Purpose To examine the association between change in moderate-to-vigorous physical activity (MVPA) and sedentary behavior (SB) over a 6-month period with physiological and psychological factors in adults with type 2 diabetes (T2D).

Methods Participants included 26 middle-aged (mean age=56.1±10.8 years; 42% women), overweight/obese (mean body mass index (BMI) =37.22±8.78 kg/m2) adults who had been diagnosed with T2D within the past 5 years (mean HbA1c=7.81%). Participants underwent a physical examination, blood tests, and psychological questionnaires, including a self-report questionnaire that assessed the consumption of high glycemic and low glycemic load foods. Participants wore an Actigraph accelerometer for 7 days to assess MVPA and SB. All measures were collected at baseline and at the 6-month follow-up. Spearman rank correlations and regression models were conducted to examine the relationship between activity variables, and the association of activity measures with health outcomes at the 6-month follow-up.

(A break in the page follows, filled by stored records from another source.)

-            const int na = max(min(w, y1 - hi), 0), nb = max(min(w, lo - y0), 0);
+    auto scan_box = [&](int xa, int xb, int ya, int yb, int za, int zb, int sy0, int sy1, int sz0, int sz1) {
+        const int ny = yb - ya + 1, rows = ny * (zb - za + 1);
+        for (int t0 = 0; t0 < rows; t0 += PF_WAVE) {
+            const int t = t0 + lane;
+            const int z = za + t / ny, y = ya + t % ny;
+            const bool skip = y >= sy0 && y <= sy1 && z >= sz0 && z <= sz1;
+            scan_rows(t < rows && !skip ? z * g.r1 + y : -1, xa, xb);
+        }
+    };
+    const double side = fmax(g.s0 > 0.0 ? 1.0 / g.s0 : 0.0, g.s1 > 0.0 ? 1.0 / g.s1 : 0.0);
+    take_queries(0, nq);
+    const bool apart = ux1 - ux0 > KNN_GROUP_SPAN || uy1 - uy0 > KNN_GROUP_SPAN || zmax - zmin > KNN_GROUP_SPAN * side;
+    const int count = apart ? 1 : nq;
+    unsigned long long pairs = 0;
+    for (int first = 0; first < nq; first += count) {
+        if (apart) take_queries(first, 1);
+        const unsigned long long seen_before = seen;
+        int x0 = 0, x1 = -1, y0 = 0, y1 = -1, z0 = 0, z1 = -1;
+        int rx0 = 0, rx1 = -1, ry0 = 0, ry1 = -1, rz0 = 0, rz1 = -1;
+        for (int ring = 1; ring <= 5; ++ring) {
+            int sz0 = 0, sz1 = -1;
+            if (ring <= 4) {
+                rx0 = max(ux0 - ring, 0), rx1 = min(ux1 + ring, g.r0 - 1);
+                ry0 = max(uy0 - ring, 0), ry1 = min(uy1 + ring, g.r1 - 1);
+                rz0 = cell_of(zmin - ring * side, g.lo2, g.s2, g.r2), rz1 = cell_of(zmax + ring * side, g.lo2, g.s2, g.r2);
+            } else {
+                if (rz0 == 0 && rz1 == g.r2 - 1) break;
+                sz0 = rz0, sz1 = rz1;
+                rz0 = 0, rz1 = g.r2 - 1;
+            }
             unsigned long long ta = COUNT ? __builtin_amdgcn_s_memrealtime() : 0ull;
-            scan_rows(lane < na ? hi + 1 + lane : (lane < na + nb ? lo - 1 - (lane - na) : -1), x0, x1);
+            scan_box(rx0, rx1, ry0, ry1, rz0, rz1, ry0, ry1, sz0, sz1);
             unsigned long long tb = COUNT ? __builtin_amdgcn_s_memrealtime() : 0ull;
-            hi += na;
-            lo -= nb;
-            w = min(2 * w, PF_WAVE / 2);
-            int nx0, nx1, ny0, ny1;
-            bounds(nx0, nx1, ny0, ny1);
+            const bool all_bounded = bounds(x0, x1, y0, y1, z0, z1);
             if constexpr (COUNT) t_scan += tb - ta, t_bounds += __builtin_amdgcn_s_memrealtime() - tb;
-            x0 = max(x0, nx0), x1 = min(x1, nx1);
-            y0 = max(y0, ny0), y1 = min(y1, ny1);
-        }
-    }
-#pragma unroll
-    for (int i = 0; i < G; ++i) {
-        if (lane == i && i < nq) {
-            const int64_t dst = qry_orig[q0 + i];
-            idx_out[dst] = bidx[i];
-            d2_out[dst] = best[i];
-        }
+            if (all_bounded) break;
+        }
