std::vector<torch::Tensor> batchnorm_fwd(torch::Tensor x, torch::Tensor weight,
                                         torch::Tensor bias,
                                         c10::optional<torch::Tensor> running_mean,
                                         c10::optional<torch::Tensor> running_var,
                                         double momentum, double eps, bool relu) {
  DLA_CHECK_CUDA(x);
  TORCH_CHECK(x.dim() == 4, "batchnorm_fwd expects a 4D tensor");
  const bool nhwc = dla::is_nhwc(x);
  TORCH_CHECK(nhwc || x.is_contiguous(), "batchnorm_fwd: x must be contiguous "
              "(NCHW or channels_last)");
  const int N = (int)x.size(0), C = (int)x.size(1);
  const int64_t HW = x.size(2) * x.size(3);
  auto opts_f = x.options().dtype(torch::kFloat);
  auto sums = torch::zeros({2 * C}, opts_f);
  auto mean = torch::empty({C}, opts_f);
  auto rstd = torch::empty({C}, opts_f);
  auto scale = torch::empty({C}, opts_f);
  auto shift = torch::empty({C}, opts_f);
  auto y = torch::empty_like(x);
  auto w32 = weight.to(torch::kFloat);
  auto b32 = bias.to(torch::kFloat);

  const int64_t rows = (int64_t)N * HW;
  const int ysplit = (int)std::min<int64_t>((rows + 65535) / 65536 + 1,
                                            std::max(1, 2048 / C));
  DLA_DISPATCH_FLOAT_TYPES(x.scalar_type(), "batchnorm_fwd", [&] {
    if (nhwc) {
      constexpr int VM = 16 / (int)sizeof(dev_t);
      auto stats = [&](auto vtag) {
        constexpr int V = decltype(vtag)::value;
        const int lanes = C / V;
        const int64_t used = dla::nhwc_used_threads(lanes, rows, 262144);
        const int lds = 2 * C * sizeof(float);
        hipLaunchKernelGGL((dla::bn_stats_nhwc_kernel<dev_t, V>),
                           dim3((int)((used + 255) / 256)), dim3(256), lds,
                           dla::stream(), (const dev_t*)x.data_ptr(),
                           sums.data_ptr<float>(), C, rows, used);
      };
      if (C % VM == 0) stats(std::integral_constant<int, VM>{});
      else if (C % 2 == 0) stats(std::integral_constant<int, 2>{});
      else stats(std::integral_constant<int, 1>{});
    } else {
      hipLaunchKernelGGL((dla::bn_stats_kernel<dev_t>), dim3(C, ysplit), dim3(256), 0,
                         dla::stream(), (const dev_t*)x.data_ptr(),
                         sums.data_ptr<float>(), N, C, HW);
    }
    hipLaunchKernelGGL(dla::bn_finalize_kernel, dim3((C + 255) / 256), dim3(256), 0,
                       dla::stream(), sums.data_ptr<float>(), w32.data_ptr<float>(),
                       b32.data_ptr<float>(), mean.data_ptr<float>(),
                       rstd.data_ptr<float>(),
                       running_mean.has_value() ? running_mean->data_ptr<float>() : nullptr,
                       running_var.has_value() ? running_var->data_ptr<float>() : nullptr,
                       scale.data_ptr<float>(), shift.data_ptr<float>(), C,
                       (float)rows, (float)eps, (float)momentum);
    const int64_t n_total = x.numel();
    constexpr int VMAX = 16 / (int)sizeof(dev_t);
    auto launch = [&](auto vtag, auto rtag) {
      constexpr int V = decltype(vtag)::value;
      constexpr bool R = decltype(rtag)::value;
      if (nhwc) {
        const int lanes = C / V;
        const int64_t used = dla::nhwc_used_threads(lanes, rows, 524288);
        hipLaunchKernelGGL((dla::bn_apply_nhwc_kernel<dev_t, V, R>),
                           dim3((int)((used + 255) / 256)), dim3(256), 0,
                           dla::stream(), (const dev_t*)x.data_ptr(),
                           scale.data_ptr<float>(), shift.data_ptr<float>(),
                           (dev_t*)y.data_ptr(), C, rows, used);
        return;
      }
      const int grid = dla::grid_1d((n_total + V - 1) / V, 256);
      if (false) ;
      else
        hipLaunchKernelGGL((dla::bn_apply_kernel<dev_t, V, R>), dim3(grid), dim3(256),
                           0, dla::stream(), (const dev_t*)x.data_ptr(),
                           scale.data_ptr<float>(), shift.data_ptr<float>(),
                           (dev_t*)y.data_ptr(), C, HW, n_total);
    };
    const bool vec_ok = nhwc ? (C % VMAX == 0) : (HW % VMAX == 0);
    if (vec_ok) {
      if (relu) launch(std::integral_constant<int, VMAX>{}, std::true_type{});
      else launch(std::integral_constant<int, VMAX>{}, std::false_type{});
    } else {
      if (relu) launch(std::integral_constant<int, 1>{}, std::true_type{});
      else launch(std::integral_constant<int, 1>{}, std::false_type{});
    }
  });
  HIP_CHECK_ERR();
  return {y, mean, rstd};
}

std::vector<torch::Tensor> batchnorm_fwd_from_sums(
    torch::Tensor x, torch::Tensor weight, torch::Tensor bias,
    torch::Tensor sums, c10::optional<torch::Tensor> running_mean,
    c10::optional<torch::Tensor> running_var, double momentum, double eps,
    bool relu) {
  DLA_CHECK_CUDA(x);
  TORCH_CHECK(x.dim() == 4, "batchnorm_fwd_from_sums expects a 4D tensor");
  const bool nhwc = dla::is_nhwc(x);
  TORCH_CHECK(nhwc || x.is_contiguous(),
              "batchnorm_fwd_from_sums: x must be contiguous");
  const int N = (int)x.size(0), C = (int)x.size(1);
  const int64_t HW = x.size(2) * x.size(3);
  auto y = torch::empty_like(x);
  const int64_t rows = (int64_t)N * HW;
  auto fin = dla::bn_finalize_launch(sums, weight, bias, running_mean,
                                     running_var, C, rows, momentum, eps);
  auto& mean = fin.mean;
  auto& rstd = fin.rstd;
  auto& scale = fin.scale;
  auto& shift = fin.shift;
  DLA_DISPATCH_FLOAT_TYPES(x.scalar_type(), "batchnorm_fwd_from_sums", [&] {
    const int64_t n_total = x.numel();
    constexpr int VMAX = 16 / (int)sizeof(dev_t);
    auto launch = [&](auto vtag, auto rtag) {
      constexpr int V = decltype(vtag)::value;
      constexpr bool R = decltype(rtag)::value;
      if (nhwc) {
        const int lanes = C / V;
        const int64_t used = dla::nhwc_used_threads(lanes, rows, 524288);
        hipLaunchKernelGGL((dla::bn_apply_nhwc_kernel<dev_t, V, R>),
                           dim3((int)((used + 255) / 256)), dim3(256), 0,
                           dla::stream(), (const dev_t*)x.data_ptr(),
                           scale.data_ptr<float>(), shift.data_ptr<float>(),
                           (dev_t*)y.data_ptr(), C, rows, used);
        return;
      }
      const int grid = dla::grid_1d((n_total + V - 1) / V, 256);
      hipLaunchKernelGGL((dla::bn_apply_kernel<dev_t, V, R>), dim3(grid),
                         dim3(256), 0, dla::stream(),
                         (const dev_t*)x.data_ptr(), scale.data_ptr<float>(),
                         shift.data_ptr<float>(), (dev_t*)y.data_ptr(), C, HW,
                         n_total);
    };
    const bool vec_ok = nhwc ? (C % VMAX == 0) : (HW % VMAX == 0);
    if (vec_ok) {
      if (relu) launch(std::integral_constant<int, VMAX>{}, std::true_type{});
      else launch(std::integral_constant<int, VMAX>{}, std::false_type{});
    } else {
      if (relu) launch(std::integral_constant<int, 1>{}, std::true_type{});
      else launch(std::integral_constant<int, 1>{}, std::false_type{});
    }
  });
  HIP_CHECK_ERR();
  return {y, mean, rstd};
}

torch::Tensor bn_apply(torch::Tensor x, torch::Tensor scale, torch::Tensor shift,
                       bool relu) {
  DLA_CHECK_CUDA(x);
  TORCH_CHECK(x.dim() == 4, "bn_apply expects a 4D tensor");
  const bool nhwc = dla::is_nhwc(x);
  TORCH_CHECK(nhwc || x.is_contiguous(), "bn_apply: x must be contiguous");
  const int C = (int)x.size(1);
  const int64_t HW = x.size(2) * x.size(3);
  auto y = torch::empty_like(x);
  auto sc = scale.to(torch::kFloat).contiguous();
  auto sh = shift.to(torch::kFloat).contiguous();
  const int64_t n_total = x.numel();
  DLA_DISPATCH_FLOAT_TYPES(x.scalar_type(), "bn_apply", [&] {
    constexpr int VMAX = 16 / (int)sizeof(dev_t);
    auto launch = [&](auto vtag, auto rtag) {
      constexpr int V = decltype(vtag)::value;
      constexpr bool R = decltype(rtag)::value;
      if (nhwc) {
        const int64_t rows = n_total / C;
        const int lanes = C / V;
        const int64_t used = dla::nhwc_used_threads(lanes, rows, 524288);
        hipLaunchKernelGGL((dla::bn_apply_nhwc_kernel<dev_t, V, R>),
                           dim3((int)((used + 255) / 256)), dim3(256), 0,
                           dla::stream(), (const dev_t*)x.data_ptr(),
                           sc.data_ptr<float>(), sh.data_ptr<float>(),
                           (dev_t*)y.data_ptr(), C, rows, used);
        return;
      }
      const int grid = dla::grid_1d((n_total + V - 1) / V, 256);
      if (false) ;
      else
        hipLaunchKernelGGL((dla::bn_apply_kernel<dev_t, V, R>), dim3(grid), dim3(256),
                           0, dla::stream(), (const dev_t*)x.data_ptr(),
                           sc.data_ptr<float>(), sh.data_ptr<float>(),
                           (dev_t*)y.data_ptr(), C, HW, n_total);
    };
    const bool vec_ok = nhwc ? (C % VMAX == 0) : (HW % VMAX == 0);
    if (vec_ok) {
      if (relu) launch(std::integral_constant<int, VMAX>{}, std::true_type{});
      else launch(std::integral_constant<int, VMAX>{}, std::false_type{});
    } else {
      if (relu) launch(std::integral_constant<int, 1>{}, std::true_type{});
      else launch(std::integral_constant<int, 1>{}, std::false_type{});
    }
  });
  HIP_CHECK_ERR();
  return y;
}

std::vector<torch::Tensor> batchnorm_bwd(torch::Tensor dy, torch::Tensor x,
                                         c10::optional<torch::Tensor> y,
                                         torch::Tensor weight, torch::Tensor mean,
                                         torch::Tensor rstd, bool relu) {
  DLA_CHECK_CUDA(dy); DLA_CHECK_CUDA(x);
  const bool nhwc = dla::is_nhwc(x);
  TORCH_CHECK(nhwc || x.is_contiguous(), "batchnorm_bwd: x must be contiguous");
  if (nhwc && !dla::is_nhwc(dy)) dy = dy.contiguous(at::MemoryFormat::ChannelsLast);
  if (!nhwc) dy = dy.contiguous();
  const int N = (int)x.size(0), C = (int)x.size(1);
  const int64_t HW = x.size(2) * x.size(3);
  const int64_t rows = (int64_t)N * HW;
  auto opts_f = x.options().dtype(torch::kFloat);
  auto sums = torch::zeros({2 * C}, opts_f);
  auto dx = torch::empty_like(x);
  auto w32 = weight.to(torch::kFloat);
  const int ysplit = (int)std::min<int64_t>((rows + 65535) / 65536 + 1,
                                            std::max(1, 2048 / C));
  TORCH_CHECK(!relu || y.has_value(), "batchnorm_bwd: relu mask needs y");
  DLA_DISPATCH_FLOAT_TYPES(x.scalar_type(), "batchnorm_bwd", [&] {
    const dev_t* yp = y.has_value() ? (const dev_t*)y->data_ptr() : nullptr;
    auto launch_stats = [&](auto rtag) {
      constexpr bool R = decltype(rtag)::value;
      if (nhwc) {
        constexpr int VM = 16 / (int)sizeof(dev_t);
        auto stats = [&](auto vtag) {
          constexpr int V = decltype(vtag)::value;
          const int lanes = C / V;
          const int64_t used = dla::nhwc_used_threads(lanes, rows, 262144);
          const int lds = 2 * C * sizeof(float);
          hipLaunchKernelGGL((dla::bn_bwd_stats_nhwc_kernel<dev_t, V, R>),
                             dim3((int)((used + 255) / 256)), dim3(256), lds,
                             dla::stream(), (const dev_t*)dy.data_ptr(),
                             (const dev_t*)x.data_ptr(), yp, mean.data_ptr<float>(),
                             rstd.data_ptr<float>(), sums.data_ptr<float>(), C,
                             rows, used);
        };
        if (C % VM == 0) stats(std::integral_constant<int, VM>{});
        else if (C % 2 == 0) stats(std::integral_constant<int, 2>{});
        else stats(std::integral_constant<int, 1>{});
      } else {
        hipLaunchKernelGGL((dla::bn_bwd_stats_kernel<dev_t, R>), dim3(C, ysplit),
                           dim3(256), 0, dla::stream(), (const dev_t*)dy.data_ptr(),
                           (const dev_t*)x.data_ptr(), yp, mean.data_ptr<float>(),
                           rstd.data_ptr<float>(), sums.data_ptr<float>(), N, C, HW);
      }
    };
    if (relu) launch_stats(std::true_type{});
    else launch_stats(std::false_type{});

    const int64_t n_total = x.numel();
    const float inv_count = 1.f / (float)rows;
    constexpr int VMAX = 16 / (int)sizeof(dev_t);
    auto launch_dx = [&](auto vtag, auto rtag) {
      constexpr int V = decltype(vtag)::value;
      constexpr bool R = decltype(rtag)::value;
      if (nhwc) {
        const int lanes = C / V;
        const int64_t used = dla::nhwc_used_threads(lanes, rows, 524288);
        hipLaunchKernelGGL((dla::bn_bwd_dx_nhwc_kernel<dev_t, V, R>),
                           dim3((int)((used + 255) / 256)), dim3(256), 0,
                           dla::stream(), (const dev_t*)dy.data_ptr(),
                           (const dev_t*)x.data_ptr(), yp, mean.data_ptr<float>(),
                           rstd.data_ptr<float>(), w32.data_ptr<float>(),
                           sums.data_ptr<float>(), (dev_t*)dx.data_ptr(), C,
                           rows, used, inv_count);
      } else {
        hipLaunchKernelGGL((dla::bn_bwd_dx_kernel<dev_t, R>), dim3(dla::grid_1d(n_total, 256)),
                           dim3(256), 0, dla::stream(), (const dev_t*)dy.data_ptr(),
                           (const dev_t*)x.data_ptr(), yp, mean.data_ptr<float>(),
                           rstd.data_ptr<float>(), w32.data_ptr<float>(),
                           sums.data_ptr<float>(), (dev_t*)dx.data_ptr(), C, HW,
                           n_total, inv_count);
      }
    };
    const bool vec_ok = nhwc && (C % VMAX == 0);
    if (vec_ok) {
      if (relu) launch_dx(std::integral_constant<int, VMAX>{}, std::true_type{});
      else launch_dx(std::integral_constant<int, VMAX>{}, std::false_type{});
    } else {
      if (relu) launch_dx(std::integral_constant<int, 1>{}, std::true_type{});
      else launch_dx(std::integral_constant<int, 1>{}, std::false_type{});
    }
  });
  HIP_CHECK_ERR();
  return {dx, dla::bn_param_grad(sums, C, C, weight),
          dla::bn_param_grad(sums, 0, C, weight)};
}

namespace dla {

inline void join_check(const torch::Tensor& x, const torch::Tensor& other,
                       const char* what) {
  TORCH_CHECK(other.is_cuda() && other.scalar_type() == x.scalar_type() &&
                  other.sizes() == x.sizes() && is_nhwc_rows(other),
              "bn join: ", what, " must match x (shape, dtype, channels_last)");
}

inline int join_vec(const torch::Tensor& x) {
  const int vmax = 16 / (int)x.element_size();
  TORCH_CHECK(x.size(1) % vmax == 0,
              "bn join: C must be a multiple of ", vmax);
  return vmax;
}

}

std::vector<torch::Tensor> bn_add_relu_fwd_from_sums(
    torch::Tensor x, torch::Tensor weight, torch::Tensor bias,
    torch::Tensor sums, c10::optional<torch::Tensor> running_mean,
    c10::optional<torch::Tensor> running_var, double momentum, double eps,
    torch::Tensor identity) {
  DLA_CHECK_CUDA(x);
  TORCH_CHECK(dla::is_nhwc_rows(x), "bn_add_relu: x must be channels_last");
  dla::join_check(x, identity, "identity");
  dla::join_vec(x);
  const int C = (int)x.size(1);
  const int64_t rows = x.numel() / C;
  auto fin = dla::bn_finalize_launch(sums, weight, bias, running_mean,
                                     running_var, C, rows, momentum, eps);
  auto out = torch::empty_like(x);
  DLA_DISPATCH_FLOAT_TYPES(x.scalar_type(), "bn_add_relu_fwd_from_sums", [&] {
    constexpr int V = 16 / (int)sizeof(dev_t);
    const int64_t used = dla::nhwc_used_threads(C / V, rows, 524288);
    hipLaunchKernelGGL((dla::bn_add_relu_nhwc_kernel<dev_t, V, false>),
                       dim3((int)((used + 255) / 256)), dim3(256), 0,
                       dla::stream(), (const dev_t*)x.data_ptr(),
                       fin.scale.data_ptr<float>(), fin.shift.data_ptr<float>(),
                       (const dev_t*)identity.data_ptr(), nullptr, nullptr,
                       (dev_t*)out.data_ptr(), C, rows, used);
  });
  HIP_CHECK_ERR();
  return {out, fin.mean, fin.rstd};
}
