kg_status launch_eval(kg_engine *e, int64_t now_ns, int32_t pod_begin, int32_t n, uint64_t *mask, uint16_t *scores,
                      uint32_t *partials, bool use_cls = false, uint8_t *numa_scores = nullptr, bool topk = false) {
    if (n <= 0) return KG_OK;
    if ((mask == nullptr) != (scores == nullptr)) return set_err(e, KG_ERR_INVALID_ARG, "mask and scores go together");
    const int64_t shard_tiles = (e->shard_end - e->shard_begin + KG_TILE - 1) / KG_TILE;
    if (shard_tiles <= 0) return KG_OK;
    HotArgs a;
    a.n_pods = n;
    a.pods_per_block = pods_per_block_for(n, shard_tiles);
    a.tile_begin = (int32_t)(e->shard_begin / KG_TILE);
    a.tiles_total = (int32_t)tiles_total(e);
    a.node_end = e->shard_end;
    a.col_begin = e->shard_begin;
    a.mask_words = (int32_t)((e->shard_end - e->shard_begin + 63) / 64);
    a.score_stride = (e->shard_end - e->shard_begin + 63) / 64 * 64;
    a.fit_cap = e->consts.fit_most ? 100u : 0xFFFFFFFFu;
    for (int s = 0; s < 8; s++) a.slot_res[s] = s < e->nslot ? e->slot_res[s] : -1;
    a.now_ns = now_ns;
    if ((e->consts.plugins & KG_PLUGIN_NUMA) && topk && n <= e->numa_chunk_pods) {
        if (e->profiling) HIP_TRY(e, prof_begin(e));
        const unsigned blocks = (unsigned)((shard_tiles + KG_XCDS - 1) / KG_XCDS * KG_XCDS * n);
        if (e->ncache_live && !e->consts.numa_bz)
            hipLaunchKernelGGL(k_eval_numa_cached, dim3(blocks), dim3(256), 0, e->stream, e->consts, e->pl, a,
                               e->pods + pod_begin, (int32_t)shard_tiles, partials, e->ncache, e->eq_of + pod_begin,
                               e->ncache_stride, e->eq_n);
        else if (e->consts.numa_bz)
            hipLaunchKernelGGL(k_eval_numa_chunk<true>, dim3(blocks), dim3(256), 0, e->stream, e->consts, e->pl, a,
                               e->pods + pod_begin, (int32_t)shard_tiles, partials);
        else
            hipLaunchKernelGGL(k_eval_numa_chunk<false>, dim3(blocks), dim3(256), 0, e->stream, e->consts, e->pl, a,
                               e->pods + pod_begin, (int32_t)shard_tiles, partials);
        HIP_TRY(e, hipGetLastError());
        if (e->profiling) HIP_TRY(e, prof_end(e));
        return KG_OK;
// ... 41 lines not shown
                while (z < KG_NUMA2_NODES / 32 && blocks * z < 2 * e->numa_resident_wgs) z *= 2;
                dim3 grid((unsigned)shard_tiles, (unsigned)((n + 63) / 64), z);
                if (combine)
                    hipLaunchKernelGGL(k_eval_numa2<true>, grid, dim3(256), 0, e->stream, e->consts, e->pl, a, e->pods + pod_begin,
                                       e->pl.rows, (unsigned long long *)mask, scores, numa_scores, partials, perm, bm,
                                       (int32_t *)nullptr, 0, 0);
                else
                    hipLaunchKernelGGL(k_eval_numa2<false>, grid, dim3(256), 0, e->stream, e->consts, e->pl, a, e->pods + pod_begin,
                                       e->pl.rows, (unsigned long long *)mask, scores, numa_scores, partials, perm, bm,
                                       (int32_t *)nullptr, 0, 0);
            }
        }
        HIP_TRY(e, hipGetLastError());
        if ((!topk || e->consts.numa_bz) && e->n_numa_policy_nodes > 0 && (e->batch_bind || e->n_node_bind_nodes > 0)) {
            const int64_t width = e->shard_end - e->shard_begin;
            dim3 grid((unsigned)((width + 255) / 256), (unsigned)(n < 65535 ? n : 65535));
            hipLaunchKernelGGL(k_numa_bind_fix, grid, dim3(256), 0, e->stream, e->consts, e->pl, a, e->pods + pod_begin,
                               (unsigned long long *)mask, scores, numa_scores, partials);
            HIP_TRY(e, hipGetLastError());
        }
        if (e->profiling) HIP_TRY(e, prof_end(e));
        return KG_OK;
    }
    return launch_eval_plain(e, now_ns, pod_begin, n, mask, scores, partials, use_cls, topk, a, shard_tiles);
}

#define KG_RSV_POD_CHUNK 1024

Results Decreases in duration of SB bouts and increases in MVPA were associated with decreased levels of HbA1c (p<0.05). Over 50% of the variance in HbA1c levels could be attributed to changes in MVPA and SB.

Conclusions MVPA and SB were independently associated with diabetes-related health outcomes. Results suggest that emphasis should be placed on increasing MVPA while decreasing SB, particularly duration of SB bouts. This suggests that even small changes in daily behavior may contribute to improvement in diabetes-related health outcomes.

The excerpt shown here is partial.